Domestic Violence Leave Act. The Domestic Violence Leave Act has been amended to prohibit employers from discriminating against an employee, or from refusing to hire an applicant, who is an actual or perceived victim of domestic violence, sexual assault, or stalking.

Additionally, upon a victim’s request, an employer is required to make reasonable safety accommodations unless the employer can demonstrate that an accommodation would impose an undue hardship on the employer’s business operations. Accommodations may include an employee’s transfer, reassignment, modified schedule, changed work telephone number or email address, changed work station, installed lock, implemented safety procedure, or any other adjustment to a job structure, workplace facility, or work requirement in response to actual or threatened domestic violence, sexual assault, or stalking. An employer may require verification that a requested safety accommodation is for the purpose of protecting the employee from domestic violence, sexual assault, or stalking.

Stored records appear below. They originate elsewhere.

# PJLab-ADG/neuralsim

Hardware: NVIDIA H100
Metric: Mrays/sec fwd+bwd (higher is better)
Workload: dtype f16

## Files before the change

### neuralsim_b200/csrc/color_tc.cu

```cuda
#include "fused_tc_common.cuh"
#include "sh_device.cuh"

namespace nsb {

struct ColorNetDev {
    DecoderDevTC dec;
    const __half *R1, *rb1, *R2, *rb2, *R3, *rb3;
    int rw, rin, n_appear;
    float fac[3];
};

constexpr int XW = 64;
constexpr int kTileBytes = kTile * XW * 2;
constexpr int kChunk = kTile * 16;

__host__ __device__ inline int ref_col(int k, int n_appear) {
    if (k < 32) return 22 + k;
    if (k < 35) return k - 32;
    if (k < 51) return 3 + (k - 35);
    if (k < 54) return 19 + (k - 51);
    if (k < 54 + n_appear) return k;
    return -1;
}


__device__ __forceinline__ void level_jacobian(const PLMeta &m, uint32_t p, const float (&xs)[3], const __half *__restrict__ grid,
                                               float (&J0)[3], float (&J1)[3]) {
    uint32_t cell[8];
    float w[8], fr[3], scale[3];
    level_cells3(m, p, xs, cell, w, fr, scale);
    const uint32_t *lp = level_cells_ptr(m, p, grid);
    float2 v[8];
#pragma unroll
    for (int c = 0; c < 8; ++c) {
        const uint32_t raw = ld_nc_u32(lp + cell[c]);
        v[c] = __half22float2(*reinterpret_cast<const __half2 *>(&raw));
    }
#pragma unroll
    for (int gd = 0; gd < 3; ++gd) {
        float a0 = 0.f, a1 = 0.f;
#pragma unroll
        for (int c = 0; c < 4; ++c) {
            float ww = scale[gd];
            int left = 0;
#pragma unroll
            for (int k = 0; k < 2; ++k) {
                const int d = k >= gd ? k + 1 : k;
                if (c & (1 << k)) { ww = __fmul_rn(ww, fr[d]); left += 1 << d; }
                else ww = __fmul_rn(ww, __fsub_rn(1.f, fr[d]));
            }
            const int right = left + (1 << gd);
            a0 = __fmaf_rn(ww, __fsub_rn(v[right].x, v[left].x), a0);
            a1 = __fmaf_rn(ww, __fsub_rn(v[right].y, v[left].y), a1);
        }
        J0[gd] = a0;
        J1[gd] = a1;
    }
}

__device__ __forceinline__ void unpack8(const uint4 &q, float (&v)[8]) {
    const __half2 *h = reinterpret_cast<const __half2 *>(&q);
#pragma unroll
    for (int i = 0; i < 4; ++i) { const float2 f = __half22float2(h[i]); v[2 * i] = f.x; v[2 * i + 1] = f.y; }
}

constexpr int kColorGatherU = 4;

constexpr int kColorBwdCtasPerSM = 2;

__global__ void __launch_bounds__(kTile)
k_color_fwd(const PLMeta m, const __half *__restrict__ grid, const ColorNetDev net, const PointSrc ps, const float *__restrict__ view_dirs,
            const float *__restrict__ h_appear, int64_t n, int max_level, float *__restrict__ sdf_out, float *__restrict__ nab_out,
            float *__restrict__ rgb_out, float *__restrict__ x_out, uint8_t *__restrict__ Zt, uint8_t *__restrict__ Xt,
            uint8_t *__restrict__ Y1t, uint8_t *__restrict__ Y2t, const OccCollect oc, const int64_t *__restrict__ n_dev) {
    n = eff_n(n, n_dev);
    extern __shared__ uint8_t dyn_smem[];
    uint8_t *tiles = reinterpret_cast<uint8_t *>((reinterpret_cast<uintptr_t>(dyn_smem) + 1023) & ~uintptr_t(1023));
    uint8_t *sX = tiles;
    uint8_t *sU = sX + kTileBytes;
    uint8_t *sW1 = sU + kTileBytes;
    uint8_t *sW1T = sW1 + HW * NF * 2;
    uint8_t *sR1 = sW1T + HW * NF * 2;
    uint8_t *sR2 = sR1 + XW * XW * 2;
    constexpr int kS = tc::acc_stride(64);
    float *acc = reinterpret_cast<float *>(sR2 + XW * XW * 2);
    __shared__ float sb1[HW], sW2[HW], srb1[XW], srb2[XW], sR3[3][XW];
    __shared__ float sb2, srb3[3];

    const int tid = threadIdx.x;
    stage_W1(net.dec, sW1, tid);
    stage_W1T(net.dec, sW1T, tid);
    for (int e = tid; e < XW * XW; e += kTile) {
        const int j = e % XW, k = e / XW;
        const int rc = ref_col(k, net.n_appear);
        const __half v1 = (j < net.rw && rc >= 0) ? net.R1[j * net.rin + rc] : __float2half_rn(0.f);
        const __half v2 = (j < net.rw && k < net.rw) ? net.R2[j * net.rw + k] : __float2half_rn(0.f);
        *reinterpret_cast<__half *>(sR1 + (k / 8) * (XW * 16) + j * 16 + (k % 8) * 2) = v1;
        *reinterpret_cast<__half *>(sR2 + (k / 8) * (XW * 16) + j * 16 + (k % 8) * 2) = v2;
    }
    stage_decoder_vectors(net.dec, sb1, sW2, &sb2, tid);
    if (tid < XW) {
        srb1[tid] = tid < net.rw ? __half2float(net.rb1[tid]) : 0.f;
        srb2[tid] = tid < net.rw ? __half2float(net.rb2[tid]) : 0.f;
#pragma unroll
        for (int k = 0; k < 3; ++k) sR3[k][tid] = tid < net.rw ? __half2float(net.R3[k * net.rw + tid]) : 0.f;
    }
    if (tid == 0) {
        for (int k = 0; k < 3; ++k) srb3[k] = __half2float(net.rb3[k]);
    }
    tc::fence_async_smem();
    __syncthreads();
    const uint32_t x_addr = tc::smem_u32(sX), u_addr = tc::smem_u32(sU), w1_addr = tc::smem_u32(sW1), w1t_addr = tc::smem_u32(sW1T);
    const uint32_t r1_addr = tc::smem_u32(sR1), r2_addr = tc::smem_u32(sR2);
    const SoftplusK spk(net.dec.beta);

    const int64_t n_tiles = (n + kTile - 1) / kTile;
    for (int64_t tile = blockIdx.x; tile < n_tiles; tile += gridDim.x) {
        const int64_t i = tile * kTile + tid;
        const bool valid = i < n;
        float xn[3], xs[3];
        int64_t ray;
        load_point(ps, ps.x == nullptr, i, valid, xn, xs, ray);
        gather_row_to_tile<kTile, kColorGatherU>(m, grid, xs, max_level, sX, tid);
        tc::fence_async_smem();
        __syncthreads();
        tc::mma_to_rows<64, 0, 0, NF / 16>(acc, kS, 0, tc::kmajor(x_addr, kTile), tc::kmajor(w1_addr, HW), false);
        __syncthreads();
        float out = 0.f;
        uint8_t *zt = Zt ? Zt + tile * kTileBytes : nullptr;
#pragma unroll 1
        for (int c = 0; c < HW / 8; ++c) {
            float z[8], uu[8];
            tc::acc_ld8(acc, kS, tid, c * 8, z);
#pragma unroll
            for (int j = 0; j < 8; ++j) {
                z[j] = r16(z[j] + sb1[c * 8 + j]);
                float a, s;
                softplus_as(z[j], spk, a, s);
                out = fmaf(r16(a), sW2[c * 8 + j], out);
                uu[j] = sW2[c * 8 + j] * s;
            }
            *reinterpret_cast<uint4 *>(sU + c * kChunk + tid * 16) = tc::pack8_f16(uu);
            if (zt) *reinterpret_cast<uint4 *>(zt + c * kChunk + tid * 16) = tc::pack8_f16(z);
        }
        const float sdf = r16(out + sb2);
        tc::fence_async_smem();
        __syncthreads();
        tc::mma_to_rows<32, 0, 0, HW / 16>(acc, kS, 0, tc::kmajor(u_addr, kTile), tc::kmajor(w1t_addr, NF), false);
        __syncthreads();
        float nacc[3] = {0.f, 0.f, 0.f};
#pragma unroll 1
        for (uint32_t g4 = 0; g4 < 4; ++g4) {
            float gg[8];
            tc::acc_ld8(acc, kS, tid, g4 * 8, gg);
#pragma unroll
            for (uint32_t q = 0; q < 4; ++q) {
                const uint32_t p = g4 * 4 + q;
                if ((int)m.level[p] <= max_level) {
                    float J0[3], J1[3];
                    level_jacobian(m, p, xs, grid, J0, J1);
                    const float g0 = r16(gg[2 * q]), g1 = r16(gg[2 * q + 1]);
#pragma unroll
                    for (int d = 0; d < 3; ++d) nacc[d] = __fmaf_rn(g0, J0[d], nacc[d]);
#pragma unroll
                    for (int d = 0; d < 3; ++d) nacc[d] = __fmaf_rn(g1, J1[d], nacc[d]);
                }
            }
        }
        float nab[3];
#pragma unroll
        for (int d = 0; d < 3; ++d) nab[d] = __fmul_rn(__fmul_rn(nacc[d], 0.5f), net.fac[d]);
        {
            float xr[32];
#pragma unroll
            for (int k = 0; k < 32; ++k) xr[k] = 0.f;
            xr[0] = xn[0]; xr[1] = xn[1]; xr[2] = xn[2];
            if (valid) {
                sh_basis(view_dirs[ray * 3], view_dirs[ray * 3 + 1], view_dirs[ray * 3 + 2], 4, xr + 3);
                if (h_appear) {
#pragma unroll
                    for (int k = 0; k < 8; ++k)
                        if (k < net.n_appear) xr[22 + k] = h_appear[ray * net.n_appear + k];
                }
            }
#pragma unroll
            for (int d = 0; d < 3; ++d) xr[19 + d] = fminf(fmaxf(nab[d], -1.f), 1.f);
            uint8_t *xt = Xt ? Xt + tile * kTileBytes : nullptr;
#pragma unroll
            for (int c = 0; c < 4; ++c) {
                float v8[8];
#pragma unroll
                for (int k = 0; k < 8; ++k) v8[k] = xr[c * 8 + k];
                const uint4 q = tc::pack8_f16(v8);
                *reinterpret_cast<uint4 *>(sX + (4 + c) * kChunk + tid * 16) = q;
                if (xt) {
                    *reinterpret_cast<uint4 *>(xt + (4 + c) * kChunk + tid * 16) = q;
                    *reinterpret_cast<uint4 *>(xt + c * kChunk + tid * 16) = *reinterpret_cast<const uint4 *>(sX + c * kChunk + tid * 16);
                }
            }
        }
        tc::fence_async_smem();
        __syncthreads();
        tc::mma_to_rows<64, 0, 0, XW / 16>(acc, kS, 0, tc::kmajor(x_addr, kTile), tc::kmajor(r1_addr, XW), false);
        __syncthreads();
        uint8_t *y1t = Y1t ? Y1t + tile * kTileBytes : nullptr;
#pragma unroll 1
        for (int c = 0; c < XW / 8; ++c) {
            float y[8];
            tc::acc_ld8(acc, kS, tid, c * 8, y);
#pragma unroll
            for (int j = 0; j < 8; ++j) y[j] = fmaxf(r16(y[j] + srb1[c * 8 + j]), 0.f);
            const uint4 q = tc::pack8_f16(y);
            *reinterpret_cast<uint4 *>(sU + c * kChunk + tid * 16) = q;
            if (y1t) *reinterpret_cast<uint4 *>(y1t + c * kChunk + tid * 16) = q;
        }
        tc::fence_async_smem();
        __syncthreads();
        tc::mma_to_rows<64, 0, 0, XW / 16>(acc, kS, 0, tc::kmajor(u_addr, kTile), tc::kmajor(r2_addr, XW), false);
        __syncthreads();
        float o3[3] = {0.f, 0.f, 0.f};
        uint8_t *y2t = Y2t ? Y2t + tile * kTileBytes : nullptr;
#pragma unroll 1
        for (int c = 0; c < XW / 8; ++c) {
            float y[8];
            tc::acc_ld8(acc, kS, tid, c * 8, y);
#pragma unroll
            for (int j = 0; j < 8; ++j) {
                y[j] = fmaxf(r16(y[j] + srb2[c * 8 + j]), 0.f);
#pragma unroll
                for (int k = 0; k < 3; ++k) o3[k] = fmaf(y[j], sR3[k][c * 8 + j], o3[k]);
            }
            if (y2t) *reinterpret_cast<uint4 *>(y2t + c * kChunk + tid * 16) = tc::pack8_f16(y);
        }
        if (valid) {
            sdf_out[i] = sdf;
            if (oc.pcl) occ_collect_point(oc, xs, sdf);
#pragma unroll
            for (int d = 0; d < 3; ++d) {
                nab_out[i * 3 + d] = nab[d];
                const float y3 = r16(o3[d] + srb3[d]);
                rgb_out[i * 3 + d] = r16(1.f / (1.f + expf(-y3)));
                if (x_out) x_out[i * 3 + d] = xn[d];
            }
        }
        __syncthreads();
    }
}
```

The Domestic Violence Leave Act also allows employees to file a complaint with L&I or bring a private right of action (without defining the statute of limitations) and prohibits employers from retaliating against employees for exercising their rights under the law.

Workplace Sexual Harassment — Model Policies. The Washington Law Against Discrimination (WLAD) has been amended to require the Human Rights Commission, which is charged with administering and enforcing WLAD, to convene a stakeholder work group to develop model policies on preventing sexual harassment in the workplace by January 1, 2019. Employers are not required to take any action under this law.

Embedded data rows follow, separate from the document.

Measured after the change: 3033, median of 6. About the same (+0.5%).

```diff
diff --git a/aframe-gaussian-splatting_b200/csrc/gs_project.cu b/aframe-gaussian-splatting_b200/csrc/gs_project.cu
--- a/aframe-gaussian-splatting_b200/csrc/gs_project.cu
+++ b/aframe-gaussian-splatting_b200/csrc/gs_project.cu
@@ -310,24 +310,35 @@
   __syncthreads();
   if (!s_last) return;
   __threadfence();
+  constexpr uint32_t kScanPer = 16;
+  __shared__ unsigned long long s_wsum[kEmitThreads / 32];
   unsigned long long carry = 0;
-  for (uint32_t b = 0; b < num_slices; b += kEmitThreads) {
-    const uint32_t i = b + tid;
-    const uint32_t v = (i < num_slices) ? __ldcg(slice_total + i) : 0u;
-    uint32_t incl = v;
+  for (uint32_t b = 0; b < num_slices; b += kEmitThreads * kScanPer) {
+    const uint32_t first = b + tid * kScanPer;
+    uint32_t v[kScanPer];
+#pragma unroll
+    for (uint32_t k = 0; k < kScanPer; ++k) v[k] = (first + k < num_slices) ? __ldcg(slice_total + first + k) : 0u;
+    unsigned long long sum = 0;
+#pragma unroll
+    for (uint32_t k = 0; k < kScanPer; ++k) sum += v[k];
+    unsigned long long incl = sum;
     for (int o = 1; o < 32; o <<= 1) {
-      const uint32_t t = __shfl_up_sync(0xffffffffu, incl, o);
+      const unsigned long long t = __shfl_up_sync(0xffffffffu, incl, o);
       if (lane >= (uint32_t)o) incl += t;
     }
     __syncthreads();
-    if (lane == 31) s_warp[warp] = incl;
+    if (lane == 31) s_wsum[warp] = incl;
     __syncthreads();
-    uint32_t wbase = 0, total = 0;
+    unsigned long long pos = carry + incl - sum, total = 0;
     for (uint32_t k = 0; k < kEmitThreads / 32; ++k) {
-      if (k < warp) wbase += s_warp[k];
-      total += s_warp[k];
-    }
-    if (i < num_slices) slice_prefix[i] = (uint32_t)(carry + wbase + incl - v);
+      if (k < warp) pos += s_wsum[k];
+      total += s_wsum[k];
+    }
+#pragma unroll
+    for (uint32_t k = 0; k < kScanPer; ++k) {
+      if (first + k < num_slices) slice_prefix[first + k] = (uint32_t)pos;
+      pos += v[k];
+    }
     carry += total;
   }
   if (tid == 0) {
@@ -370,7 +381,11 @@
   const uint32_t nv_pad = (nv + 31u) & ~31u;
   for (uint32_t j = blockIdx.x * blockDim.x + threadIdx.x; j < nv_pad; j += stride) {
     uint2 en = make_uint2(0u, kNoRect);
-    if (j < nv) en = __ldg(ent + j);
+    size_t first = 0;
+    if (j < nv) {
+      en = __ldg(ent + j);
+      first = (size_t)__ldg(slice_prefix + (j >> 8)) + __ldg(ent_off + j);
+    }
     uint32_t off = 0;
 #pragma unroll
     for (uint32_t eye = 0; eye < (STEREO ? 2u : 1u); ++eye) {
@@ -393,7 +408,7 @@
           step = rc.shard_world;
         }
         n_own = w * h;
-        base = (size_t)__ldg(slice_prefix + (j >> 8)) + __ldg(ent_off + j) + off;
+        base = first + off;
         if (multi) {
           r0 = __ldg(rec + 2 * (size_t)en.x);
           r1 = __ldg((const float2 *)(rec + 2 * (size_t)en.x + 1));
diff --git a/aframe-gaussian-splatting_b200/csrc/gs_sort.cu b/aframe-gaussian-splatting_b200/csrc/gs_sort.cu
--- a/aframe-gaussian-splatting_b200/csrc/gs_sort.cu
+++ b/aframe-gaussian-splatting_b200/csrc/gs_sort.cu
@@ -235,6 +235,7 @@
 
 struct RadixPass {
   using Carry = void;
+  static constexpr bool kGather = false;
   __device__ void prepare(uint32_t n) {}
   __device__ void hist_prologue(uint32_t n) const {}
   __device__ void hist_epilogue() {}
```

Legislation Banning Alternative Dispute Resolution to Resolve Employee Discrimination Claims Without Employee Consent

Discrimination Complaints and Causes of Action — Employment Agreements. A new law prohibits an employer from utilizing alternative dispute resolution forums to resolve an employee’s discrimination claim without the employee’s consent. Under this law, a provision of an employment contract or agreement is void and unenforceable as against public policy if it requires an employee to waive the right to publicly file an administrative complaint or publicly pursue a cause of action arising under WLAD or federal anti-discrimination laws or if it requires an employee to resolve discrimination claims in a dispute resolution process that is confidential.

As originally drafted, the law would have preserved an employee’s right to file a complaint arising from only sexual harassment or sexual assault. However, during public testimony on the original law, certain employee advocates expressed concern that the law did not protect employees who endured other types of harassment. Accordingly, the final law applies to all discrimination claims arising under WLAD and federal anti-discrimination laws. Although it passed unanimously, it is possible that this law is preempted by the Federal Arbitration Act.

[1] Other reasons for this “gap” could include the length of time a worker may have been in or out of the workforce, the types of positions being compared versus the demographics of applicants for such positions (“availability pool”), and many other factors. The recitals to the new legislation do not reference any such potential variables.
[2] RCW 49.12.175.


DISCLAIMER: Because of the generality of this update, the information provided herein may not be applicable in all situations and should not be acted upon without specific legal advice based on particular situations.